No matter what happens on November 8, “Saturday Night Live” is a clear winner this election. And it owes a huge debt to Donald Trump.
Recent Emmy winner Kate McKinnon, who brilliantly portrays Clinton, is the cast’s biggest star. But Alec Baldwin‘s take on Trump has been the most talked-about political impersonation since Tina Fey played Sarah Palin.
Timing is one of the most important parts of comedy, and it’s perfect this fall for “SNL,” a show executive creator Lorne Michaels debuted way back when Gerald Ford was president. This could have been a rebuilding year after the show parted ways with fan favorites Taran Killam and Jay Pharoah over the summer.
But Trump has made this year special — even more than a normal “SNL” election year.

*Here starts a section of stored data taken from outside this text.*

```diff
diff --git a/raytracer-voxpopuli_amd/csrc/vpx_walk_kinds.hpp b/raytracer-voxpopuli_amd/csrc/vpx_walk_kinds.hpp
--- a/raytracer-voxpopuli_amd/csrc/vpx_walk_kinds.hpp
+++ b/raytracer-voxpopuli_amd/csrc/vpx_walk_kinds.hpp
@@ -11,6 +11,7 @@
     static constexpr uint32_t minlen = 2;
     static constexpr bool pre = false;
     static constexpr bool seg2 = true;
+    static constexpr bool fitmul = false;
     static constexpr bool min2 = true;
     static constexpr bool local = true;
     static constexpr bool packed = false;
@@ -39,6 +40,7 @@
     static constexpr int phase_slot = 16;
 };
 struct FrameShadowWalk : ShadowWalk {
+    static constexpr bool seg2 = false;
     static constexpr uint32_t passes = 3;
     static constexpr bool min2 = true;
     static constexpr bool packed = true;
```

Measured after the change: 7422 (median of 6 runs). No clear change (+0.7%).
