template <typename R, int KSET, bool SURF, bool HAS_B, bool FUSE>
NRS_DEV void forces_lists_particle(const Params<R> &P, const GridView<R> &G, const HitBuffer &hb,
                                   const typename Vec4T<R>::type *__restrict__ sPos, const typename Vec4T<R>::type *__restrict__ sVel,
                                   const R *__restrict__ sDens, const R *__restrict__ sPres, typename Vec4T<R>::type *__restrict__ forces,
                                   const FusedOut<R> &fo, uint32_t i, typename Vec4T<R>::type p4, typename Vec4T<R>::type v4,
                                   bool active, HitCounts hc)
{
    const V3<R> pos1 = xyz<R>(p4), vel1 = xyz<R>(v4);
    V3<R> f = mk3<R>(0, 0, 0);
    if (active) {
        const R dens = sDens[i], pres = sPres[i];
        ForceAcc<R> A;
        if (hc.over) A = gather_forces<R, KSET, SURF, HAS_B>(P, G, i, pos1, vel1, dens, pres, sPos, sVel, sDens, sPres);
        else
            A = forces_from_hits<R, KSET, SURF, HAS_B, false, true, (HAS_B && KSET == KS_MONAGHAN)>(P, G, sPos, sVel, sDens, sPres, pos1, vel1, dens, pres, hb.hits + i, hb.stride,
                                                                                     hc, 0xffffffffu, nullptr, reinterpret_cast<const typename Vec4T<R>::type *>(hb.gpos),
                                                                                     reinterpret_cast<const typename Vec4T<R>::type *>(hb.gvel), hb.hits, i);
        f = sesph_total_force<R>(P, A, dens);
    }
    forces_epilogue<R, KSET, SURF, HAS_B, FUSE>(P, p4, v4, f, forces, fo, i);
}

template <typename R, int KSET, bool SURF, bool HAS_B, bool FUSE, bool DEFER = false>
__global__ __launch_bounds__(BLOCK, (sizeof(R) == 4 ? ((KSET == KS_MULLER && !HAS_B) ? (FUSE ? FORCES_PACKED_MIN_WAVES : FORCES_PACKED_MIN_WAVES_UNFUSED) : FORCES_LISTS_MIN_WAVES) : 1)) void k_forces_lists(Params<R> P, GridView<R> G, HitBuffer hb,
                                                        const typename Vec4T<R>::type *__restrict__ sPos,
                                                        const typename Vec4T<R>::type *__restrict__ sVel,
                                                        const R *__restrict__ sDens, const R *__restrict__ sPres,
                                                        typename Vec4T<R>::type *__restrict__ forces, FusedOut<R> fo,
                                                        uint32_t n, WallList wl, uint32_t wallBlocks)
{
    typedef typename Vec4T<R>::type T4;
    uint32_t block = blockIdx.x, blocks = gridDim.x;
    if (DEFER) {
        if (block < wallBlocks) {
            const uint32_t count = *wl.count;
            for (uint32_t t = block * BLOCK + threadIdx.x; t < count; t += wallBlocks * BLOCK) {
                const uint32_t i = wl.list[t];
                const T4 p4 = sPos[i];
                const bool active = slab_active<R>(P, G, p4.x);
                forces_lists_particle<R, KSET, SURF, true, FUSE>(P, G, hb, sPos, sVel, sDens, sPres, forces, fo, i, p4, sVel[i], active,
                                                                 unpack_counts(active ? hb.counts[i] : 0u));
            }
            return;
        }
        block -= wallBlocks; blocks -= wallBlocks;
    }
    const uint32_t i = xcd_tile(block, blocks) * BLOCK + threadIdx.x;
    if (i >= n) return;
    const uint32_t c = hb.counts[i];
    if (DEFER && (c & COUNTS_DEFERRED)) return;
    const T4 p4 = sPos[i];
    const bool active = slab_active<R>(P, G, p4.x);
    forces_lists_particle<R, KSET, SURF, HAS_B, FUSE>(P, G, hb, sPos, sVel, sDens, sPres, forces, fo, i, p4, sVel[i], active,
                                                      unpack_counts(active ? c : 0u));
}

“I think the writers get energized when they’ve got an election,” said Tom Shales, the longtime Washington Post critic, Pulitzer Prize winner, and co-author of “Live From New York: An Uncensored History of ‘Saturday Night Live.’”
“It’s like: Is the cart pulling the horse or the other way around? I don’t know,” Shales told TheWrap. “Do the writers write better because of the excitement of an election, or do they contribute to the excitement, and therefore it’s a self-fulfilling prophecy?”

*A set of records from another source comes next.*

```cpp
template <typename Sys, typename real, bool TGT, bool STREAM, int MODE_C, int SK_C, int CS_C, bool G1 = false, unsigned ZW = 0u,
          int NC = 0, typename WGet>
__device__ __forceinline__ real rollout_cost(const KParams<real>& P, const typename Sys::template Pre<real>& pre, int N_rt,
                                             const real* xs, const real* y0, const real* urow, const real* ugen,
                                             WGet wget, real* u0) {
  constexpr int DS = Sys::DS, DY = sys_dy<Sys>(), DU = Sys::DU, NCHI = DY + DU;
  const int N = NC > 0 ? NC : N_rt;
  const int mode = MODE_C >= 0 ? MODE_C : P.mode;
  const int sk = SK_C >= 0 ? SK_C : P.stage_kind;
  const int cs = CS_C >= 0 ? CS_C : P.critic_struct;
  const real h = P.h_pred;
  constexpr bool OUT = HasOut<Sys>::value;
  real x[DS], y[DY];
  if constexpr (OUT) {
#pragma unroll
    for (int c = 0; c < DS; ++c) x[c] = xs[c];
#pragma unroll
    for (int c = 0; c < DY; ++c) y[c] = y0[c];
  } else {
#pragma unroll
    for (int c = 0; c < DS; ++c) {
      x[c] = xs[c];
      y[c] = y0[c];
    }
  }
  static_assert(!G1 || ((MODE_C == RCG_MODE_MPC || MODE_C == RCG_MODE_RQL) && SK_C == 0),
                "the per-component sum is a variant of the diagonal-R1 stage sums (MPC: all N steps, RQL: the first N - 1)");
  real J = 0, gk = 1;
  real u[DU], up[DU];
  real S[G1 ? NCHI : 1];
#pragma unroll
  for (int i = 0; i < (G1 ? NCHI : 1); ++i) S[i] = 0;
  constexpr bool SUMF = MODE_C == RCG_MODE_SQL && CS_C >= 0;
  constexpr int NPHI = SUMF ? critic_dim<DY, DU>(CS_C >= 0 ? CS_C : 0) : 1;
  real Phi[NPHI];
#pragma unroll
  for (int i = 0; i < NPHI; ++i) Phi[i] = 0;
#pragma unroll
  for (int c = 0; c < DU; ++c) up[c] = 0;
  real zw0 = 0;
#pragma unroll
  for (int i = 0; i < DY; ++i)
    if (G1 && ((ZW >> i) & 1u)) zw0 = fma_r(P.R1d[i], y0[i] * y0[i], zw0);
#define RCG_ROLLOUT_STEP                                                                                             \
_Pragma("unroll")                                                                                                        \
    for (int c = 0; c < DU; ++c) u[c] = STREAM ? urow[kk * DU + c] : ugen[c];                                         \
    if (kk == 0) {                                                                                                    \
_Pragma("unroll")                                                                                                        \
      for (int c = 0; c < DU; ++c) u0[c] = u[c];                                                                      \
    } else {                                                                                                          \
      real d[DS];                                                                                                     \
                                                                                                                      \
                                                                                                                      \
      Sys::template rhs<real, true>(pre, x, up, d);                                                                   \
_Pragma("unroll")                                                                                                        \
      for (int c = 0; c < DS; ++c) {                                                                                  \
        x[c] = fma_r(h, d[c], x[c]);                                                                                  \
        if constexpr (!OUT) y[c] = x[c];                                                    \
      }                                                                                                               \
      if constexpr (OUT) sys_out<Sys, real, true>(pre, x, y);                                                         \
    }                                                                                                                 \
    real chi[NCHI];                                                                                                   \
    make_chi<DY, DU, TGT, real>(P, y, u, chi);                                                                        \
    if (G1 && (MODE_C == RCG_MODE_MPC || kk < N - 1)) {                                                               \
_Pragma("unroll")                                                                                                        \
      for (int i = 0; i < NCHI; ++i)                                                                                  \
        if (!((ZW >> i) & 1u)) S[G1 ? i : 0] = fma_r(chi[i], chi[i], S[G1 ? i : 0]);                                  \
    } else if (G1) {                                                                                                  \
      J += critic_with<DY, DU, real>(chi, y, u, wget, cs);                                                            \
    } else if (mode == RCG_MODE_MPC) {                                                                                \
      J = fma_r(gk, stage_with<NCHI, real>(P, chi, sk), J);                                                           \
    } else if (mode == RCG_MODE_RQL) {                                                                                \
      if (kk < N - 1)                                                                                                 \
        J = fma_r(gk, stage_with<NCHI, real>(P, chi, sk), J);                                                         \
      else                                                                                                            \
        J += critic_with<DY, DU, real>(chi, y, u, wget, cs);                                                          \
    } else if (SUMF) {                                                                                                \
      critic_phi_accum<DY, DU, real>(chi, y, u, Phi, CS_C);                                                           \
    } else {                                                                                                          \
      J += critic_with<DY, DU, real>(chi, y, u, wget, cs);                                                            \
    }                                                                                                                 \
    if (!G1) gk *= P.gamma;                                                                                           \
_Pragma("unroll")                                                                                                        \
    for (int c = 0; c < DU; ++c) up[c] = u[c];                                                                        \
                                                                                                                      \
  if constexpr (NC > 0) {
#pragma unroll
    for (int kk = 0; kk < NC; ++kk) {
      RCG_ROLLOUT_STEP
    }
  } else {
    for (int kk = 0; kk < N; ++kk) {
      RCG_ROLLOUT_STEP
    }
  }
#undef RCG_ROLLOUT_STEP
  if (G1) {
#pragma unroll
    for (int i = 0; i < NCHI; ++i)
      if (!((ZW >> i) & 1u)) J = fma_r(P.R1d[i], S[G1 ? i : 0], J);
#ifndef RCG_AB_NO_ZWP
#pragma unroll
    for (int i = 0; i < DY; ++i)
      if ((ZW >> i) & 1u) J = fma_r(P.R1d[i], y[i] * y[i], J);
    J += zw0;
#endif
  }
  if (SUMF) {
#pragma unroll
    for (int i = 0; i < NPHI; ++i) J = fma_r(wget(i), Phi[i], J);
  }
  return J;
// ... 814 lines not shown
```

“It’s a spiking thing,” Shales continued. “The ratings spike when they have an election year, and the show spikes in quality.”
While quality is subjective, the Nielsen numbers aren’t.

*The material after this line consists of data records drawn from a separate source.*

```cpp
struct TBF16 {
  using S = unsigned short;
  static constexpr int E = 8;
  __device__ static void unpack(v4u w, float* f) {
    for (int d = 0; d < 4; ++d) {
      f[2 * d] = __uint_as_float(w[d] << 16);
      f[2 * d + 1] = __uint_as_float(w[d] & 0xFFFF0000u);
    }
  }
  __device__ static v4u pack(const float* f) {
    v4u o;
// ... 86 lines not shown
      arith_reduce_scalar_range<T, Op>(own, staged, stride_b, nranks, me, out,
                                       nvec * E, n_elems, 1);
    }
  }
}

template <typename T, typename Op>
__global__ __launch_bounds__(256) void arith_reduce_kernel_scalar(
    const char* __restrict__ own, const char* __restrict__ staged,
    long long stride_b, int nranks, int me, char* __restrict__ out,
    long long n_elems) {
  arith_reduce_scalar_range<T, Op>(
      own, staged, stride_b, nranks, me, out,
      (long long)blockIdx.x * blockDim.x + threadIdx.x, n_elems,
      (long long)gridDim.x * blockDim.x);
}

__global__ __launch_bounds__(256) void arith_reduce_copy_kernel(
    const char* __restrict__ src, char* __restrict__ dst, long long nvec,
    long long nbytes) {
  const long long items = nvec + (nbytes > nvec * 16 ? 1 : 0);
  for (long long t = blockIdx.x; t * 256 < items; t += gridDim.x) {
    const long long i = t * 256 + threadIdx.x;
    if (i < nvec) {
      __builtin_nontemporal_store(
          __builtin_nontemporal_load(reinterpret_cast<const v4u*>(src) + i),
          reinterpret_cast<v4u*>(dst) + i);
    } else if (i == nvec) {
      for (long long k = nvec * 16; k < nbytes; ++k) dst[k] = src[k];
    }
  }
}

inline unsigned arith_grid(long long items) {
  long long blocks = (items + 255) / 256;
  if (blocks > kMaxGrid) blocks = kMaxGrid;
  if (blocks < 1) blocks = 1;
  return (unsigned)blocks;
}

template <typename T, typename Op>
void launch_arith_reduce_t(const void* own, const void* staged,
                           int64_t stride_elems, int nranks, int me,
                           void* out, int64_t n, hipStream_t stream) {
  const long long esize = (long long)sizeof(typename T::S);
  const long long stride_b = (long long)stride_elems * esize;
  auto al16 = [](const void* p) {
    return reinterpret_cast<uintptr_t>(p) % 16 == 0;
  };
  const bool vec = al16(own) && al16(out) && al16(staged) && stride_b % 16 == 0;
  if (vec) {
    const long long nvec = n / T::E;
    const long long items = nvec + (n % T::E ? 1 : 0);
    hipLaunchKernelGGL((arith_reduce_kernel<T, Op>), dim3(arith_grid(items)),
                       dim3(256), 0, stream, static_cast<const char*>(own),
                       static_cast<const char*>(staged), stride_b, nranks, me,
                       static_cast<char*>(out), nvec, (long long)n);
  } else {
    hipLaunchKernelGGL((arith_reduce_kernel_scalar<T, Op>),
                       dim3(arith_grid(n)), dim3(256), 0, stream,
                       static_cast<const char*>(own),
                       static_cast<const char*>(staged), stride_b, nranks, me,
                       static_cast<char*>(out), (long long)n);
  }
}

}

void launch_arith_copy(const void* src, void* dst, int64_t nbytes,
                       hipStream_t stream) {
  if (nbytes <= 0) return;
  if (reinterpret_cast<uintptr_t>(src) % 16 != 0 ||
      reinterpret_cast<uintptr_t>(dst) % 16 != 0) {
    SlabDesc d;
    d.src = src;
    d.dst = dst;
    d.before = 1;
    d.count = 1;
    d.after_b = nbytes;
    d.src_pitch_b = nbytes;
    d.dst_pitch_b = nbytes;
    launch_slab_copy(&d, 1, stream);
    return;
  }
  const long long nvec = nbytes / 16;
  const long long items = nvec + (nbytes % 16 ? 1 : 0);
  hipLaunchKernelGGL(arith_reduce_copy_kernel, dim3(arith_grid(items)),
                     dim3(256), 0, stream, static_cast<const char*>(src),
                     static_cast<char*>(dst), nvec, (long long)nbytes);
}

void launch_arith_reduce(const void* own, const void* staged,
                         int64_t stride_elems, int nranks, int me, void* out,
                         int64_t n_elems, int op, int dtype,
                         hipStream_t stream) {
  if (n_elems <= 0) return;
  if (nranks == 1) {
    launch_arith_copy(own, out, n_elems * (dtype == 0 ? 4 : 2), stream);
    return;
  }
  auto dispatch = [&](auto opv) {
    using Op = decltype(opv);
    switch (dtype) {
      case 0:
        launch_arith_reduce_t<TF32, Op>(own, staged, stride_elems, nranks, me,
                                        out, n_elems, stream);
        break;
      case 1:
        launch_arith_reduce_t<TBF16, Op>(own, staged, stride_elems, nranks, me,
                                         out, n_elems, stream);
        break;
      default:
        launch_arith_reduce_t<TF16, Op>(own, staged, stride_elems, nranks, me,
                                        out, n_elems, stream);
        break;
    }
  };
  switch (op) {
    case 0: dispatch(FAdd{}); break;
    case 1: dispatch(FMul{}); break;
    case 2: dispatch(FMin{}); break;
    default: dispatch(FMax{}); break;
  }
}


#include <hip/hip_fp16.h>
#include <hip/hip_bfloat16.h>

namespace {

// ... 6 lines not shown
template <>
__device__ inline bool pl_lt<hip_bfloat16>(hip_bfloat16 a, hip_bfloat16 b) {
  return (float)a < (float)b;
}
template <typename T>
__device__ inline bool pl_eq(T a, T b) { return !pl_lt(a, b) && !pl_lt(b, a); }

template <typename T, bool MAXLOC>
__global__ __launch_bounds__(256) void pairloc_reduce_kernel(
    const T* __restrict__ in, T* __restrict__ out, long long n,
    long long nranks) {
  const long long stride = (long long)gridDim.x * blockDim.x;
  for (long long i = (long long)blockIdx.x * blockDim.x + threadIdx.x;
       i < n; i += stride) {
    T bv = in[2 * i];
    T bl = in[2 * i + 1];
    for (long long r = 1; r < nranks; ++r) {
      const T v = in[r * 2 * n + 2 * i];
      const T l = in[r * 2 * n + 2 * i + 1];
      const bool better = MAXLOC ? pl_lt(bv, v) : pl_lt(v, bv);
      if (better || (pl_eq(v, bv) && pl_lt(l, bl))) {
        bv = v;
        bl = l;
      }
    }
    out[2 * i] = bv;
    out[2 * i + 1] = bl;
  }
}

template <typename T>
void launch_pairloc_t(const void* in, void* out, int64_t n, int nranks,
                      int op, hipStream_t stream) {
  long long blocks = (n + 255) / 256;
  if (blocks > 4096) blocks = 4096;
  if (blocks < 1) blocks = 1;
  if (op == 0) {
    hipLaunchKernelGGL((pairloc_reduce_kernel<T, false>),
                       dim3((unsigned)blocks), dim3(256), 0, stream,
                       static_cast<const T*>(in), static_cast<T*>(out),
                       (long long)n, (long long)nranks);
  } else {
    hipLaunchKernelGGL((pairloc_reduce_kernel<T, true>),
                       dim3((unsigned)blocks), dim3(256), 0, stream,
                       static_cast<const T*>(in), static_cast<T*>(out),
                       (long long)n, (long long)nranks);
  }
}

}

void launch_pairloc_reduce(const void* in, void* out, int64_t n_pairs,
                           int nranks, int op, int dtype,
                           hipStream_t stream) {
  switch (dtype) {
    case 0: launch_pairloc_t<float>(in, out, n_pairs, nranks, op, stream); break;
    case 1: launch_pairloc_t<double>(in, out, n_pairs, nranks, op, stream); break;
    case 2: launch_pairloc_t<__half>(in, out, n_pairs, nranks, op, stream); break;
    case 3: launch_pairloc_t<hip_bfloat16>(in, out, n_pairs, nranks, op, stream); break;
    case 4: launch_pairloc_t<signed char>(in, out, n_pairs, nranks, op, stream); break;
    case 5: launch_pairloc_t<unsigned char>(in, out, n_pairs, nranks, op, stream); break;
    case 6: launch_pairloc_t<short>(in, out, n_pairs, nranks, op, stream); break;
    case 7: launch_pairloc_t<int>(in, out, n_pairs, nranks, op, stream); break;
    default: launch_pairloc_t<long long>(in, out, n_pairs, nranks, op, stream); break;
  }
}

}
```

The Season 42 premiere earned a 5.8 rating per those Nielsen local-market results, the best premiere since 2008 — the era of Palin. The Oct. 1 season premiere had 12.194 million total viewers with one week’s worth of delayed viewing included, making it the most-watched “SNL” premiere in 22 years.
Overall, 2016 is up 10 percent to-date from 2012, with a 5.3 average versus a 4.8. Not bad for a show entering its fifth decade.
Shales’ fellow critics have liked to say in recent years that “SNL” is at a disadvantage because it airs just once a week, often after all the late-night hosts have had a chance to weigh in one big news stories.
But Trump seems to make bombastic news every day — never-ending material is one of the greatest luxuries of the Trump brand.
For example, the now-infamous Billy Bush/”Access Hollywood” hot-mic story broke on a Friday, so head writers Rob Klein, Bryan Tucker, Chris Kelly and Sarah Schneider had one of the freshest takes the next evening at 11:30 p.m.
The show’s cold open that week found Baldwin-as-Trump apologizing on-air, then making ever-more-horrible comments when he thought his mic was off.
Shales — a self-described “huge, huge fan” of the show — believes the quality and ratings for “SNL” could cool down after the election. He doesn’t believe it’ll be a “going off a cliff”-type situation, however.
Eleven months ago, NBC caught flak for letting Trump host “SNL.” Critics said the show was giving a platform to bigotry and racism.
Shales was not among those voices.
“Even the people who were mad at them and condemn them, that lights them up on the big board,” he said. “More people will tune in then. That’s the business they’re in. It’s not the satire business — it’s the body business, like any other commercial network television program.”
“They’re not particularly culpable,” Shales added. “Would he still be a big star on the political scene if he hadn’t done ‘Saturday Night Live?’ I think so.”
This year, few would accuse the show of giving Trump a pass. Including Trump himself.